▸ **PROMPT**
If a line in the following entries contains the string "lines", it counts toward the total; report only that total.

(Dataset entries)
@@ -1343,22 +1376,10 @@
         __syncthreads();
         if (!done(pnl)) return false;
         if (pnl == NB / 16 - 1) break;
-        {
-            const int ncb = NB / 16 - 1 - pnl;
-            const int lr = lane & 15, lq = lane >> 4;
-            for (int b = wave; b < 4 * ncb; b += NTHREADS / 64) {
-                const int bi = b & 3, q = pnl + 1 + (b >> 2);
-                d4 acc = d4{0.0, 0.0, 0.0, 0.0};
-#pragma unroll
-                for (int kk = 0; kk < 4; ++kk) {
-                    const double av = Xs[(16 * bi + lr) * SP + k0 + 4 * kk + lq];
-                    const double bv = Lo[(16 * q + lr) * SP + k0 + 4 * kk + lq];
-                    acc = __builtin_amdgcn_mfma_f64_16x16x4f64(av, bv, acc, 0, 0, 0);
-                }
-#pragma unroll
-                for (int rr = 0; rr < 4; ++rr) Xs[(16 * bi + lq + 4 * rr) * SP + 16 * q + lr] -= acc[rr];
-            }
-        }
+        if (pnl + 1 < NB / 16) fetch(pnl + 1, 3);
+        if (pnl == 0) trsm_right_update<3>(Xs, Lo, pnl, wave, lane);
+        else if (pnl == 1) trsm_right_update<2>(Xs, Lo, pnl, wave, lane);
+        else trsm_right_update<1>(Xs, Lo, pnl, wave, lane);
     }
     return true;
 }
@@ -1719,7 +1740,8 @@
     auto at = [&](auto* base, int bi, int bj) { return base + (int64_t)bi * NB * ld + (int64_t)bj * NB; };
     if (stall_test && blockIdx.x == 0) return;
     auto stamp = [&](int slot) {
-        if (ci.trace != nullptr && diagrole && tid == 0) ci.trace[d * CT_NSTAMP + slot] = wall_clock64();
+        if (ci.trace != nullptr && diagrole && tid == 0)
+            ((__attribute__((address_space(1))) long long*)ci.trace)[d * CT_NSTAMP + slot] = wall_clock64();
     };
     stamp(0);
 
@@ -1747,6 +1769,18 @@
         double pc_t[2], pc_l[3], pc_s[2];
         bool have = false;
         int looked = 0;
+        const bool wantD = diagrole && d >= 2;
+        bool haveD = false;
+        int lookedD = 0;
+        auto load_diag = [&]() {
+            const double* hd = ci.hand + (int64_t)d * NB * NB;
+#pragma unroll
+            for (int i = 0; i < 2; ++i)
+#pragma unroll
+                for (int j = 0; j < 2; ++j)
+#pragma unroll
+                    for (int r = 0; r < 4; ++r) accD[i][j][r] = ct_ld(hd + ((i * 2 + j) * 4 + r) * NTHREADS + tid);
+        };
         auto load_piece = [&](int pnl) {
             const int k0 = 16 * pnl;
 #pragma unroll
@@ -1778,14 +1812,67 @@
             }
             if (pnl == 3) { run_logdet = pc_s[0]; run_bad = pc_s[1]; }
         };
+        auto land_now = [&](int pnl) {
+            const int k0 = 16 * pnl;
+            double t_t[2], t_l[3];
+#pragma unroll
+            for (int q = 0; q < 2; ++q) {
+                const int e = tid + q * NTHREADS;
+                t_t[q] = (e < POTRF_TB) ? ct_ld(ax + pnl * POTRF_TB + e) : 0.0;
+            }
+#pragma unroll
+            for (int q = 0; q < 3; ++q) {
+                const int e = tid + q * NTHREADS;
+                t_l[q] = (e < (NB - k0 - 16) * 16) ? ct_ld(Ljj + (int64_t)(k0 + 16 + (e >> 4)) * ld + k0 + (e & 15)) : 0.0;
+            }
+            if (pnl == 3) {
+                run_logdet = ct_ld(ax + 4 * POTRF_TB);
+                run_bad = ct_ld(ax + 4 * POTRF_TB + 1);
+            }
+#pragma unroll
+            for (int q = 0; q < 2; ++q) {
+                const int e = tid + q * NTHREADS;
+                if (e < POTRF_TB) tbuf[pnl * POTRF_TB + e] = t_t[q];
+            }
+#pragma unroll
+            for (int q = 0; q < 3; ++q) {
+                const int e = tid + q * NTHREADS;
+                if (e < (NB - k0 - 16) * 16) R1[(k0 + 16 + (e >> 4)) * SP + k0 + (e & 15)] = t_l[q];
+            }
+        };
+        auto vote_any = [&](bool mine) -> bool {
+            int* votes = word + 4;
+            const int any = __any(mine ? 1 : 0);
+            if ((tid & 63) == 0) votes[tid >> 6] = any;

...

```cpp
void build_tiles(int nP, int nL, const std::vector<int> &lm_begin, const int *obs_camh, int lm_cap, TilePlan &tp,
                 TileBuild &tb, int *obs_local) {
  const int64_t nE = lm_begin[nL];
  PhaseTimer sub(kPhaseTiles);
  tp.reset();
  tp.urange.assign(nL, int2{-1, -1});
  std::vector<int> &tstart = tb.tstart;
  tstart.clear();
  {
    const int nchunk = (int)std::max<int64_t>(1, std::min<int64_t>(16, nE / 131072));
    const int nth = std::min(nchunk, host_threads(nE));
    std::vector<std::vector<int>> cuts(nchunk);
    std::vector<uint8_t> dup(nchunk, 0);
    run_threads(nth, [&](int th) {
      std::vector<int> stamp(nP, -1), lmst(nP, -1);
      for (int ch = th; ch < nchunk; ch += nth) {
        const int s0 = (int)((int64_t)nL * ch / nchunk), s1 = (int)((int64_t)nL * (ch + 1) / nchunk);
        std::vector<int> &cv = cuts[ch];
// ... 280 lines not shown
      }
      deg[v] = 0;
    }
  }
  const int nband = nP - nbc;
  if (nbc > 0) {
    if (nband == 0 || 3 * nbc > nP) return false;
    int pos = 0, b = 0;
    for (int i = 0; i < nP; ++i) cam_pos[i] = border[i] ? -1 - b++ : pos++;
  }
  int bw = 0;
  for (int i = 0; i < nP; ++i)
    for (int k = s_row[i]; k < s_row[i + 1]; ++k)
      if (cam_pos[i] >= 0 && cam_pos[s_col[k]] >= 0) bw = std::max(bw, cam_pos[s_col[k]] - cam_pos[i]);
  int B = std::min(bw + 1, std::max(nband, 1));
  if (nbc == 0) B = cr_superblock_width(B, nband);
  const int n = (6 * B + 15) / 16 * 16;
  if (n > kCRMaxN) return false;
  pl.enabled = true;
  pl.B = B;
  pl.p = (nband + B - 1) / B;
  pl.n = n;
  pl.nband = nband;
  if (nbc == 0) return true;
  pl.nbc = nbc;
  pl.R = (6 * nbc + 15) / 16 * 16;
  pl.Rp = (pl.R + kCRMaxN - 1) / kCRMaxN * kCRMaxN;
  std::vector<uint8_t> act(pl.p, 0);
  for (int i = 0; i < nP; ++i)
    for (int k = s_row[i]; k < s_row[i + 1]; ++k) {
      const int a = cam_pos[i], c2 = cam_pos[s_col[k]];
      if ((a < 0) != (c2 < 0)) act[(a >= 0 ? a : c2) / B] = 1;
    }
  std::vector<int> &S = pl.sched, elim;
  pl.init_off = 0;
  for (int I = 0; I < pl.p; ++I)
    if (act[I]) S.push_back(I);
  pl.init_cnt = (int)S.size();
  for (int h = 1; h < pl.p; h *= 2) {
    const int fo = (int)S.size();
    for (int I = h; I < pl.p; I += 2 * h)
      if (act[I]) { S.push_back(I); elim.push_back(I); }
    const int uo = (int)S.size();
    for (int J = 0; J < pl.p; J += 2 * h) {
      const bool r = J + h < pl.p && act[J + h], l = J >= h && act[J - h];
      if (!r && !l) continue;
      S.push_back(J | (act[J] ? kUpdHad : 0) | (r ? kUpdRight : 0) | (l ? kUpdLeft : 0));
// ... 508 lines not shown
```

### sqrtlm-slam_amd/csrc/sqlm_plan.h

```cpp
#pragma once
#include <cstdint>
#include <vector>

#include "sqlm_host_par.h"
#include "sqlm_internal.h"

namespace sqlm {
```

▸ **RESULT BELOW**
2